No person shall be held to answer for a capital, or otherwise infamous crime, unless on a presentment or indictment of a Grand Jury, except in cases arising in the land or naval forces, or in the Militia, when in actual service in time of War or public danger; nor shall any person be subject for the same offence to be twice put in jeopardy of life or limb; nor shall be compelled in any criminal case to be a witness against himself, nor be deprived of life, liberty, or property, without due process of law; nor shall private property be taken for public use, without just compensation.
Starting with Meyer and Pierce, 1 the Court has held that
the Constitution protects the sanctity of the family precisely because the institution of the family is deeply rooted in this Nation’s history and tradition. 2 For instance, the right to marry is a fundamental right protected by the Due Process Clause, 3 and only
reasonable regulations of marriage may be imposed. 4 Thus, the Court has held that a state may not deny the right to marry to someone who has failed to meet a child support obligation, as the state already has numerous other means for exacting compliance with support obligations. 5 In fact, any regulation that affects the ability to form, maintain, dissolve, or resolve conflicts within a family is subject to rigorous judicial scrutiny.
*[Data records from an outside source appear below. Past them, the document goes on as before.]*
template <typename T, int CG, bool WG>
__global__ __launch_bounds__(256) void dws2_dgrad_kernel(const T* __restrict__ dy, int lddy, const float* __restrict__ wp,
                                                         const T* __restrict__ addend, int ldadd, T* __restrict__ dx, int lddx, S2Args a,
                                                         const DwBnStats st, int ntiles, int tpb) {
  typedef S2Cfg<CG, 8> K;
  constexpr int KPV = Elem<T>::kPerVec, KH = KPV / 2;
  constexpr int HH = K::TH / 2 + 1, HW = K::TW / 2 + 1;
  extern __shared__ __attribute__((aligned(16))) char smem[];
  const int t = xcd_remap(blockIdx.x, gridDim.x);
  const int cgb = t % a.ncgb;
  const int srow = t / a.ncgb;
  const int ngroups = a.C / KPV;
  const int cg0 = cgb * CG;
  const int h = threadIdx.x % (2 * CG), sl = threadIdx.x / (2 * CG);
  const bool cok = cg0 + (h >> 1) < ngroups;
  const int ch0 = cok ? cg0 * KPV + h * KH : 0;
  float wk[9][KH];
  load_taps<KH>(wp, ch0, a.C, false, wk);
  const bool stats = st.slab != nullptr;
  BnAcc<KH> bn;
  if (stats) bn.init(st, ch0);
  else if (WG) bn.init_affine(st, ch0);
  float dwa[WG ? 9 : 1][KH];
#pragma unroll
  for (int t9 = 0; t9 < (WG ? 9 : 1); ++t9)
#pragma unroll
    for (int e = 0; e < KH; ++e) dwa[t9][e] = 0.f;
  const char* tile = smem + h * 8;
  const int tbeg = srow * tpb, tend = min(ntiles, tbeg + tpb);
  for (int ti = tbeg; ti < tend; ++ti) {
    const int tx = ti % a.ntx;
    int r = ti / a.ntx;
    const int ty = r % a.nty, n = r / a.nty;
    const int y0 = ty * K::TH, x0 = tx * K::TW;
    if (ti != tbeg) __syncthreads();
    stage_tile<T, HH, HW, CG>(smem, dy, lddy, n, y0 / 2, x0 / 2, cg0, ngroups, a.Ho, a.Wo);
    auto load_y = [&](int k, vec8 (&yv)[DT_PX]) {
      const int q = sl + K::NSL * k;
      const int iy = y0 + q / K::SPR, xs = (q % K::SPR) * DT_PX;
#pragma unroll
      for (int j = 0; j < DT_PX; ++j) {
        const int ix = x0 + xs + j;
        vec8 z;
        z.w[0] = z.w[1] = 0u;
        yv[j] = (iy < a.Hi && ix < a.Wi) ? *reinterpret_cast<const vec8*>(reinterpret_cast<const T*>(st.y) + (((size_t)n * a.Hi + iy) * a.Wi + ix) * st.ldy + ch0) : z;
      }
    };
    vec8 yv[DT_PX], ynext[DT_PX];
    if (cok && (stats || WG)) load_y(0, yv);
    __syncthreads();
#pragma unroll 1
    for (int k = 0; k < (cok ? K::SPT : 0); ++k) {
      const int q = sl + K::NSL * k;
      const int row = q / K::SPR, xs = (q % K::SPR) * DT_PX;
      const int iy = y0 + row;
      if ((stats || WG) && k + 1 < K::SPT) load_y(k + 1, ynext);
      vec8 av[DT_PX];
      if (addend != nullptr) {
#pragma unroll
        for (int j = 0; j < DT_PX; ++j) {
          const int ix = x0 + xs + j;
          vec8 z;
          z.w[0] = z.w[1] = 0u;
          av[j] = (iy < a.Hi && ix < a.Wi) ? *reinterpret_cast<const vec8*>(addend + (((size_t)n * a.Hi + iy) * a.Wi + ix) * ldadd + ch0) : z;
        }
      }
      float acc[DT_PX][KH];
#pragma unroll
      for (int j = 0; j < DT_PX; ++j)
#pragma unroll
        for (int e = 0; e < KH; ++e) acc[j][e] = 0.f;
      float xh[WG ? DT_PX : 1][KH];
      if constexpr (WG) {
#pragma unroll
        for (int j = 0; j < DT_PX; ++j) {
          const bool in = iy < a.Hi && x0 + xs + j < a.Wi;
          float yf[KH];
          unpack8(yv[j], yf, T());
#pragma unroll
          for (int e = 0; e < KH; ++e) {
            const float v = fmaf(yf[e], bn.ms[e], bn.mh[e]);
            yf[e] = st.relu ? fmaxf(v, 0.f) : v;
          }
          vec8 rr;
          pack8(rr, yf, T());
          unpack8(rr, xh[j], T());
          if (!in) {
#pragma unroll
            for (int e = 0; e < KH; ++e) xh[j][e] = 0.f;
          }
        }
      }
#pragma unroll
      for (int ky = 0; ky < 3; ++ky) {
        const int num = row + 1 - ky;
        const bool yfit = (num & 1) == 0;
        const int trow = yfit ? num >> 1 : 0;
#pragma unroll
        for (int j = 0; j < DT_PX; ++j)
#pragma unroll
          for (int kx = 0; kx < 3; ++kx) {
            if (((j + 1 - kx) & 1) == 0) {
              const int tcol = (xs + j + 1 - kx) / 2;
              float f[KH];
              unpack8(*reinterpret_cast<const vec8*>(tile + (trow * HW + tcol) * (CG * 16)), f, T());
#pragma unroll
              for (int e = 0; e < KH; ++e) {
                const float fv = yfit ? f[e] : 0.f;
                acc[j][e] = fmaf(fv, wk[ky * 3 + kx][e], acc[j][e]);
                if constexpr (WG) dwa[ky * 3 + kx][e] = fmaf(fv, xh[j][e], dwa[ky * 3 + kx][e]);
              }
            }
          }
      }
      if (iy < a.Hi) {
#pragma unroll
        for (int j = 0; j < DT_PX; ++j) {
          const int ix = x0 + xs + j;
          if (ix < a.Wi) {
            if (addend != nullptr) {
              float ad[KH];
              unpack8(av[j], ad, T());
#pragma unroll
              for (int e = 0; e < KH; ++e) acc[j][e] += ad[e];
            }
            vec8 v;
            pack8(v, acc[j], T());
            *reinterpret_cast<vec8*>(dx + (((size_t)n * a.Hi + iy) * a.Wi + ix) * lddx + ch0) = v;
            if (stats) {
              float gs[KH], yf[KH];
              unpack8(v, gs, T());
              unpack8(yv[j], yf, T());
              bn.add(gs, yf, st.relu);
            }
          }
        }
      }
#pragma unroll
      for (int j = 0; j < DT_PX; ++j) yv[j] = ynext[j];
    }
  }
  if (stats) {
    __syncthreads();
    bn_acc_store<KH, K::NSL, CG * KPV>(reinterpret_cast<float*>(smem), bn.a, bn.b, cok, h, sl, st, srow, cg0 * KPV, a.C);
  }
  if constexpr (WG) {
    __syncthreads();
    float* red = reinterpret_cast<float*>(smem);
    constexpr int CW = CG * KPV;
    if (cok) {
#pragma unroll
      for (int tp = 0; tp < 9; ++tp)
#pragma unroll
        for (int e = 0; e < KH; ++e) red[(sl * 9 + tp) * CW + h * KH + e] = dwa[tp][e];
    }
    __syncthreads();
    for (int i = threadIdx.x; i < 9 * CW; i += 256) {
      const int tp = i / CW, cl = i % CW;
      const int c = cg0 * KPV + cl;
      if (c < a.C) {
        float s = 0.f;
#pragma unroll
        for (int q = 0; q < K::NSL; ++q) s += red[(q * 9 + tp) * CW + cl];
        st.wslab[((size_t)srow * 9 + tp) * a.C + c] = s;
      }
    }
  }
}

In 2015, in Obergefell v. Hodges, the Supreme Court clarified that the
right to marry applies with
equal force to same-sex couples, as it does to opposite-sex couples, holding that the Fourteenth Amendment requires a state to license a marriage between two people of the same sex and to recognize a marriage between two people of the same sex when their marriage was lawfully licensed and performed out of state. 6 In so holding, the Court recognized marriage as being an institution of
both continuity and change, and, as a consequence, recent shifts in public attitudes respecting gay individuals and more specifically same-sex marriage necessarily informed the Court’s conceptualization of the right to marry. 7 More broadly, the Obergefell Court recognized that the right to marry is grounded in four
principles and traditions. These involve the concepts that (1) marriage (and choosing whom to marry) is inherent to individual autonomy protected by the Constitution; (2) marriage is fundamental to supporting a union of committed individuals; (3) marriage safeguards children and families; 8 and (4) marriage is essential to the nation’s social order, because it is at the heart of many legal benefits. 9 With this conceptualization of the right to marry in mind, the Court found no difference between same- and opposite-sex couples with respect to any of the right’s four central principles, concluding that a denial of marital recognition to same-sex couples ultimately
stigma[tized] those couples and any children resulting from such partnerships. 10 Given this conclusion, the Court held that, while limiting marriage to opposite-sex couples may have once seemed
natural, such a limitation was inconsistent with the right to marriage inherent in the
liberty of the person as protected by the Fourteenth Amendment. 11 The open question that remains respecting the substantive due process right to marriage post-Obergefell is whether the right of marriage, as broadly envisioned by the Court in the 2015 case, can extend to protect and require state recognition of other committed, autonomous relationships, such as polyamorous relationships. 12
There is also a constitutional right to live together as a family, 13 and this right is not limited to the nuclear family. Thus, a neighborhood that is zoned for single-family occupancy, and that defines
family so as to prevent a grandmother from caring for two grandchildren of different children, was found to violate the Due Process Clause. 14 And the concept of
family may extend beyond the biological relationship to the situation of foster families, although the Court has acknowledged that such a claim raises complex and novel questions, and that the liberty interests may be limited. 15 On the other hand, the Court has held that a child born to a married woman living with her husband is that husband's child is valid even to defeat the right of the child’s biological father to establish paternity and visitation rights. 16
The Court has merely touched upon but not dealt definitively with the complex and novel questions raised by possible conflicts between parental rights and children’s rights. 17 The Court has, however, imposed limits on the ability of a court to require that children be made available for visitation with grandparents and other third parties. In Troxel v. Granville, 18 the Court evaluated a Washington State law that allowed
any person to petition a court
at any time to obtain visitation rights whenever visitation
may serve the best interests of a child. Under this law, a child’s grandparents were awarded more visitation with a child than was desired by the sole surviving parent. A plurality of the Court, noting the
fundamental rights of parents to make decisions concerning the care, custody and control of their children, 19 reversed this decision, noting the lack of deference to the parent’s wishes and the contravention of the traditional presumption that a fit parent will act in the best interests of a child.